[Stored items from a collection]
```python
def host(cls, nch, n, first_channel=0):
    c = (np.arange(nch, dtype=np.int64) + first_channel)[:, None]
    i = np.arange(n, dtype=np.int64)[None, :]
    if cls == "sine440":
        return sine_table()[(i + 37 * c) % SINE_PERIOD]
    if cls == "white_full_scale":
        return ((_hash32_np(c, i) & np.uint64(0xFFFF)).astype(np.int64) - 32768).astype(np.int16)
    if cls == "noise_3lsb":
        return ((_hash32_np(c, i) % np.uint64(7)).astype(np.int64) - 3).astype(np.int16)
    if cls == "silence":
        return np.zeros((nch, n), dtype=np.int16)
    if cls == "clipped_square":
        p = 32 + c % 97
        return np.where((i % p) < p // 2, 32767, -32768).astype(np.int16)
    if cls == "slow_channel_93":
        return np.repeat(synth.generate(1, n, first_channel=93), nch, axis=0)
    raise ValueError(cls)


def device(cls, nch, n, dev, first_channel=0, out=None, chunk=32):
    import torch

    from . import device as vdev
    if out is None:
        out = vdev.alloc_pcm(nch, n, dev)
    if cls == "silence":
        out.zero_()
        return out
    if cls == "slow_channel_93":
        row = vdev.synth_pcm(1, n, dev, first_channel=93)
        out[:, :row.shape[1]] = row
        return out
    i = torch.arange(n, dtype=torch.int64, device=dev)[None, :]
    table = torch.from_numpy(sine_table()).to(dev) if cls == "sine440" else None
    for c0 in range(0, nch, chunk):
        c1 = min(c0 + chunk, nch)
        c = (torch.arange(c0, c1, dtype=torch.int64, device=dev) + first_channel)[:, None]
        if cls == "sine440":
            v = table[(i + 37 * c) % SINE_PERIOD]
        elif cls == "clipped_square":
            p = 32 + c % 97
            v = torch.where((i % p) < p // 2, 32767, -32768).to(torch.int16)
# ... 12 lines not shown
```

Baseline: 85220 Msamples/s.

## Hand over seam chains between self-served encoder waves and schedule slow groups first

The self-served GC encoder now resolves seam chains inside the kernel. The second wave to reach a seam takes over the predictor history through per-seam atomic handover words, so the chain kernel can skip channels whose seams were already resolved. A small kernel also ranks channel groups whose coefficients predict slow-settling seams and places them first in the work-item order, which is meant to reduce tail imbalance. This adds scratch memory, extra atomics and fences, and more code paths where correctness can break.

```diff
diff --git a/include/vgaudio_hip_testing.h b/include/vgaudio_hip_testing.h
--- a/include/vgaudio_hip_testing.h
+++ b/include/vgaudio_hip_testing.h
@@ -15,6 +15,11 @@
 int vga_testing_gc_plan_pieces(int cus, int groups, int frames, long long group_frames, int ragged, int *out5);
 
 int vga_testing_gc_encode_stats(unsigned long long *out8, int reset);
+int vga_testing_gc_encode_stats_n(unsigned long long *out, int n, int reset);
+
+int vga_testing_gc_seam_handover_this_thread(int on);
+int vga_testing_gc_slow_order_host(const short *coefs, int nch, int *order);
+int vga_testing_gc_slow_order_device(const void *d_coefs, int nch, int *order);
 
 void vga_testing_host_pipeline_this_thread(int feeders, int drainers, int chunk_units, int slot_bytes);
 
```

→ Try it
For this exercise, find all lines in the records containing the word "unsigned" and copy them.

→ Answer for the task
 int vga_testing_gc_encode_stats(unsigned long long *out8, int reset);
+int vga_testing_gc_encode_stats_n(unsigned long long *out, int n, int reset);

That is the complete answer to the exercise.